> [GIVEN ENTRIES]
┌──
namespace {
int submap_reserve_work(tloam_ctx* c, size_t n) {
  SubmapState& S = c->submap;
  const size_t m = std::max<size_t>(n, 1), cap = voxel_table_size(m);
  HIPC(c, S.min_partial.reserve(256 * 6)); HIPC(c, S.vmin.reserve(8)); HIPC(c, S.counts.reserve(8));
  if (!S.overflow.p) {
    HIPC(c, S.overflow.reserve(8));
    HIPC(c, hipMemsetAsync(S.overflow.p, 0, 8 * sizeof(int), c->stream));
// ... 34 lines not shown
  J.mask = voxel_table_size(std::max<size_t>(n, 1)) - 1;
  W.min_partial = S.min_partial.p; W.vmin = S.vmin.p;
  W.keys = S.keys.p; W.cnt = S.cnt.p; W.off = S.off.p;
  W.slot_of_pt = S.slot_of_pt.p; W.urank = S.urank.p; W.members = S.members.p; W.sorted = S.sorted.p;
  W.leader = S.leader.p; W.leader_scan = S.leader_scan.p; W.scan_tmp = S.scan_tmp.p; W.overflow = S.overflow.p;
  W.n_out = S.counts.p;
  W.host_seg = &c->h_mirror.dev[kMirrorSlots - 1].w[0];
  W.host_seq = ++c->mirror_seq;
  W.use_ticket = (c->vox_ticket || (long long)(n + 256) / 256 > (long long)vox_emit_resident_blocks(c->device_cus)) ? 1 : 0;
  W.fault = c->h_fault.dev + kFaultVoxEmit;
  S.pending_seq = W.host_seq;
  *Jout = J;
  *Wout = W;
  return TLOAM_OK;
}
int submap_crop_voxel(tloam_ctx* c, const CropVoxelSeg seg[2], int nseg) {
  VoxelJob J;
  VoxelWork W;
  const int rc = submap_job(c, seg, nseg, &J, &W);
  if (rc != TLOAM_OK) return rc;
  launch_crop_voxel(J, W, c->stream);
  return TLOAM_OK;
}
int submap_upload(tloam_ctx* c, const double* xyz, size_t n, hipMemcpyKind from = hipMemcpyHostToDevice) {
  SubmapState& S = c->submap;
  HIPC(c, S.in_aos.reserve(3 * std::max<size_t>(n, 1)));
  if (n > 0) HIPC(c, hipMemcpyAsync(S.in_aos.p, xyz, sizeof(double) * 3 * n, from, c->stream));
  return TLOAM_OK;
}
int submap_finish(tloam_ctx* c, size_t* n_edge, size_t* n_ground) {
  SubmapState& S = c->submap;
  unsigned long long h[2] = {0, 0};
  int ov = 0;
  bool have = false;
  if (S.pending_seq) {
    const unsigned long long* seg = &c->h_mirror[kMirrorSlots - 1].w[0];
    unsigned long long pay[7];
    const int rc = wait_segment(c, seg, S.pending_seq, pay);
    if (rc < 0) return rc;
    if (rc == TLOAM_OK) { h[0] = pay[0]; h[1] = pay[1]; ov = (int)pay[2]; have = true; }
    S.pending_seq = 0ull;
  }
  if (!have) {
    HIPC(c, hipMemcpyAsync(h, S.counts.p, sizeof(h), hipMemcpyDeviceToHost, c->stream));
    HIPC(c, hipMemcpyAsync(&ov, S.overflow.p, sizeof(int), hipMemcpyDeviceToHost, c->stream));
    HIPC(c, hipStreamSynchronize(c->stream));
// ... 16 lines not shown
  if (!c || (n_planar && !planar) || (n_sphere && !sphere) || (n_edge && !edge) || (n_ground && !ground) ||
      n_planar > kMaxPoints || n_sphere > kMaxPoints || n_edge > kMaxPoints || n_ground > kMaxPoints)
    return TLOAM_E_INVALID;
  HIPC(c, hipSetDevice(c->device));
  const tloam_submap_config want = cfg_or_default(cfg, tloam_submap_default_config);
  if (!tlh::submap_config_ok(want))
    return TLOAM_E_INVALID;
  return tlh::submap_init_body(c, want, planar, n_planar, sphere, n_sphere, edge, n_edge, ground, n_ground, hipMemcpyHostToDevice);
}

}

namespace tlh {
bool submap_config_ok(const tloam_submap_config& want) {
  return want.planar_frame_size >= 1 && want.sphere_frame_size >= 1 && want.edge_down_sample_submap > 0.0 &&
         want.ground_down_sample_submap > 0.0 && want.ground_down_sample > 0.0;
}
└──
> [THE TASK] Repeat all the lines above, keeping them exactly as they are.

> [RESPONSE BOX]
namespace {
int submap_reserve_work(tloam_ctx* c, size_t n) {
  SubmapState& S = c->submap;
  const size_t m = std::max<size_t>(n, 1), cap = voxel_table_size(m);
  HIPC(c, S.min_partial.reserve(256 * 6)); HIPC(c, S.vmin.reserve(8)); HIPC(c, S.counts.reserve(8));
  if (!S.overflow.p) {
    HIPC(c, S.overflow.reserve(8));
    HIPC(c, hipMemsetAsync(S.overflow.p, 0, 8 * sizeof(int), c->stream));
// ... 34 lines not shown
  J.mask = voxel_table_size(std::max<size_t>(n, 1)) - 1;
  W.min_partial = S.min_partial.p; W.vmin = S.vmin.p;
  W.keys = S.keys.p; W.cnt = S.cnt.p; W.off = S.off.p;
  W.slot_of_pt = S.slot_of_pt.p; W.urank = S.urank.p; W.members = S.members.p; W.sorted = S.sorted.p;
  W.leader = S.leader.p; W.leader_scan = S.leader_scan.p; W.scan_tmp = S.scan_tmp.p; W.overflow = S.overflow.p;
  W.n_out = S.counts.p;
  W.host_seg = &c->h_mirror.dev[kMirrorSlots - 1].w[0];
  W.host_seq = ++c->mirror_seq;
  W.use_ticket = (c->vox_ticket || (long long)(n + 256) / 256 > (long long)vox_emit_resident_blocks(c->device_cus)) ? 1 : 0;
  W.fault = c->h_fault.dev + kFaultVoxEmit;
  S.pending_seq = W.host_seq;
  *Jout = J;
  *Wout = W;
  return TLOAM_OK;
}
int submap_crop_voxel(tloam_ctx* c, const CropVoxelSeg seg[2], int nseg) {
  VoxelJob J;
  VoxelWork W;
  const int rc = submap_job(c, seg, nseg, &J, &W);
  if (rc != TLOAM_OK) return rc;
  launch_crop_voxel(J, W, c->stream);
  return TLOAM_OK;
}
int submap_upload(tloam_ctx* c, const double* xyz, size_t n, hipMemcpyKind from = hipMemcpyHostToDevice) {
  SubmapState& S = c->submap;
  HIPC(c, S.in_aos.reserve(3 * std::max<size_t>(n, 1)));
  if (n > 0) HIPC(c, hipMemcpyAsync(S.in_aos.p, xyz, sizeof(double) * 3 * n, from, c->stream));
  return TLOAM_OK;
}
int submap_finish(tloam_ctx* c, size_t* n_edge, size_t* n_ground) {
  SubmapState& S = c->submap;
  unsigned long long h[2] = {0, 0};
  int ov = 0;
  bool have = false;
  if (S.pending_seq) {
    const unsigned long long* seg = &c->h_mirror[kMirrorSlots - 1].w[0];
    unsigned long long pay[7];
    const int rc = wait_segment(c, seg, S.pending_seq, pay);
    if (rc < 0) return rc;
    if (rc == TLOAM_OK) { h[0] = pay[0]; h[1] = pay[1]; ov = (int)pay[2]; have = true; }
    S.pending_seq = 0ull;
  }
  if (!have) {
    HIPC(c, hipMemcpyAsync(h, S.counts.p, sizeof(h), hipMemcpyDeviceToHost, c->stream));
    HIPC(c, hipMemcpyAsync(&ov, S.overflow.p, sizeof(int), hipMemcpyDeviceToHost, c->stream));
    HIPC(c, hipStreamSynchronize(c->stream));
// ... 16 lines not shown
  if (!c || (n_planar && !planar) || (n_sphere && !sphere) || (n_edge && !edge) || (n_ground && !ground) ||
      n_planar > kMaxPoints || n_sphere > kMaxPoints || n_edge > kMaxPoints || n_ground > kMaxPoints)
    return TLOAM_E_INVALID;
  HIPC(c, hipSetDevice(c->device));
  const tloam_submap_config want = cfg_or_default(cfg, tloam_submap_default_config);
  if (!tlh::submap_config_ok(want))
    return TLOAM_E_INVALID;
  return tlh::submap_init_body(c, want, planar, n_planar, sphere, n_sphere, edge, n_edge, ground, n_ground, hipMemcpyHostToDevice);
}

}

namespace tlh {
bool submap_config_ok(const tloam_submap_config& want) {
  return want.planar_frame_size >= 1 && want.sphere_frame_size >= 1 && want.edge_down_sample_submap > 0.0 &&
         want.ground_down_sample_submap > 0.0 && want.ground_down_sample > 0.0;
}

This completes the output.